(Extended abstract of first paper)
Expenditures for medical treatments are not evenly distributed over time, but are concentrated in the beginning and the end of patients' lives. Given the increase of health care expenditures (HCE) towards the end of life, some authors suspect a misallocation of resources that would otherwise be available for alternative uses within or outside the health care sector (Leaf, 1977; Ginzberg, 1980; Lundberg, 1993). This claim is based on a comparison of the costs of terminal care and the monetized benefits of a life extension implied by the value of a statistical life year (VSLY).
However, it is not clear whether the VSLY is a useful measure to value a life extension at the end of life, as the valuation of a life-year may depend on the remaining life expectancy (Hammitt, 2007). Furthermore, the empirical literature defines end-of-life costs as those that took place during a given time range (usually a year) before death. However, one should be cautious about making normative inferences based on end-of-life HCE computed from this ex-post point of view, because a significant share of these expenditures may be associated with treatments that, on average, are quite effective. In contrast, if we think about end-of-life HCE from an ex-ante view, which is more appropriate in the context of a cost-benefit analysis, we would define those expenditures as “end-of-life” that are associated with treatments that do not significantly alter survival prospects.
In this paper, we develop a theoretical model in which a social planner allocates resources across consumption and health. To our knowledge, our model is the first to allow for heterogeneous treatment options and a continuum of health states across the population. This yields an expression for the marginal cost of saving a statistical life year (MCSLY) from an ex-ante perspective, which in the baseline model is equalized across treatment options and equal to the VSLY.
We propose learning externalities as a rationale for why the benefits from seemingly futile medical treatments may exceed the VSLY associated with the treated patients themselves. We posit that learning externalities arise from the treatment of diseases that are currently not well understood and thus cannot be cured, but which constitute the medical frontier. Learning in the context of one disease may produce knowledge that turns out to be useful in the treatment of other diseases. Our model is motivated by the observation that technological progress has been a major cause underlying the increase in life expectancy. However, because we all die at some point, a decrease in the mortality rate associated with a particular disease leads to a shift in the cause of death to other diseases over time. We capture this dynamic feature in a static framework by assuming that the treatment effectiveness of the end-of-life disease group, the composition of which will generally change over time, remains low regardless of the technical progress in the rest of the health sector.

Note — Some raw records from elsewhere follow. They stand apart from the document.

__global__ __launch_bounds__(64) void k_init_finish(const float* __restrict__ init_w, const float* __restrict__ obj,
                                                    const float* __restrict__ seg_w, float* __restrict__ out, int Np, int N,
                                                    int nth, int C) {
    const int row = blockIdx.x;
    const int b = row / N, n = row - b * N;
    for (int c = threadIdx.x; c < C; c += 64) {
        float v;
        if (n < Np) {
            v = init_w[(size_t)n * C + c];
            if (obj) v += obj[((size_t)b * Np + n) * C + c];
        } else {
            v = seg_w[(size_t)(nth + n - Np) * C + c];
        }
        out[(size_t)row * C + c] = v;
    }
}

int vkn_launch_init_finish(const float* init_w, const float* obj, const float* seg_w, float* out, int B, int Np, int N, int nth,
                           int C, hipStream_t st) {
    hipLaunchKernelGGL(k_init_finish, dim3(B * N), dim3(64), 0, st, init_w, obj, seg_w, out, Np, N, nth, C);
    VKN_CHECK_LAUNCH();
    return VKN_OK;
}

typedef unsigned int ip_u32x2 __attribute__((ext_vector_type(2)));
#define IP_THREADS 512
#define IP_WAVES 8
#define IP_TILE 64

template <int NB, int SLO>
__device__ __forceinline__ void ip_store_tile(const f32x16 (&acc)[2][NB], const InitPassArgs& A, __amdgpu_buffer_rsrc_t mrs,
                                              __amdgpu_buffer_rsrc_t srs, int p0, int li, int g, int Ntot) {
    int Pq = A.P;
    asm volatile("" : "+s"(Pq));
    const int vst = ((4 * g) * Pq + 2 * li) << 2;
// ... 5 lines not shown
            const int row0 = nb * 32 + (r & 3) + 8 * (r >> 2);
            const ip_u32x2 v = {__float_as_uint(acc[0][nb][r]), __float_as_uint(acc[1][nb][r])};
            if (nb < SLO) {
                __builtin_amdgcn_raw_buffer_store_b64(v, mrs, vst, (row0 * Pq + p0) << 2, 0);
            } else {
                const int row = row0 + 4 * g, j = row - A.Np;
                const int mrow = row < A.Np ? row : ((A.cat && row < Ntot && j >= A.nth) ? A.Np + j - A.nth : -1);
                const unsigned vm = mrow >= 0 ? (unsigned)((mrow * Pq + p0 + 2 * li) << 2) : oor;
                __builtin_amdgcn_raw_buffer_store_b64(v, mrs, (int)vm, 0, 0);
                const unsigned vs = (j >= 0 && row < Ntot) ? (unsigned)((j * Pq + p0 + 2 * li) << 2) : oor;
                __builtin_amdgcn_raw_buffer_store_b64(v, srs, (int)vs, 0, 0);
            }
        }
}

template <int NB>
__device__ __forceinline__ void ip_emit_bits(const f32x16 (&acc)[2][NB], float thr, unsigned* __restrict__ wbase, int NPT, int lane) {
    constexpr int NH = (NB * 32 + 63) / 64;
    int w[2][NH];
#pragma unroll
    for (int t = 0; t < 2; ++t)
#pragma unroll
        for (int h = 0; h < NH; ++h) w[t][h] = 0;
#pragma unroll
    for (int nb = 0; nb < NB; ++nb)
#pragma unroll
        for (int r = 0; r < 16; ++r) {
            const unsigned long long m0 = __ballot(acc[0][nb][r] >= thr);
            const unsigned long long m1 = __ballot(acc[1][nb][r] >= thr);
#pragma unroll
            for (int g = 0; g < 2; ++g) {
                const int row = nb * 32 + (r & 3) + 8 * (r >> 2) + 4 * g;
                const bool mine = lane == (row & 63);
                w[0][row >> 6] = mine ? (int)(unsigned)(m0 >> (32 * g)) : w[0][row >> 6];
                w[1][row >> 6] = mine ? (int)(unsigned)(m1 >> (32 * g)) : w[1][row >> 6];
            }
            __builtin_amdgcn_sched_barrier(0);
        }
#pragma unroll
    for (int t = 0; t < 2; ++t)
#pragma unroll
        for (int h = 0; h < NH; ++h)
            if (h * 64 + lane < NB * 32) wbase[(size_t)t * NPT + h * 64 + lane] = (unsigned)w[t][h];
}

template <int NBL, int SLO, int SHI>
__global__ __launch_bounds__(IP_THREADS, 2) void k_init_pass(const InitPassArgs A) {
    constexpr int NB = (NBL > SHI + 1) ? NBL : SHI + 1;
    extern __shared__ __attribute__((aligned(16))) char smem[];
    const int C = A.C, P = A.P, LDK = C + 8, KS = C >> 4;
    _Float16* ldsH = reinterpret_cast<_Float16*>(smem);
    _Float16* ldsL = ldsH + NB * 32 * LDK;
    float* kbs = reinterpret_cast<float*>(ldsL + NB * 32 * LDK);
    const int b = blockIdx.y, tid = threadIdx.x, lane = tid & 63;
    const int wave = __builtin_amdgcn_readfirstlane(tid >> 6);
    const int g = lane >> 5, li = lane & 31;
    const int Ntot = A.Np + A.ncls;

There are other reasons for why a cost-benefit analysis of end-of-life HCE based on a simple comparison between treatment costs and VSLY may be misleading. In a paper that is conceptually related to ours, Phillipson et al. (2010) study the option value inherent in a treatment that reflects the probability to survive until a new medical innovation, which may give rise to risk-loving behavior for treatment decisions at the end of life. The total value of terminal treatment for HIV patients, including the "value of hope", was found to be well above the value implied by standard VSLY estimates. Similarly, Wessling (2013) finds experimental support for risk-loving behavior at the end of life if there is a positive exogenous chance to survive until a better cure is developed.
We apply our model to health expenditures in Switzerland. We focus on admissions to intensive care units (ICUs) and separate diseases into cancer (which constitutes our “end-of-life” sector) vs. all other diseases. We calibrate the free model parameters using ICU admission rates, survival rates, treatment costs, overall health expenditure, aggregate income and an estimate for the VSLY from the literature. We solve the model for different magnitudes of learning spillovers that arise from the treatment of cancer cases. We find that the presence of learning spillovers that lead to a decrease of non-cancer mortality by one percentage point (relative to the situation without spillovers) implies that the optimal MCSLY associated with cancer treatments exceeds the VSLY by 78%.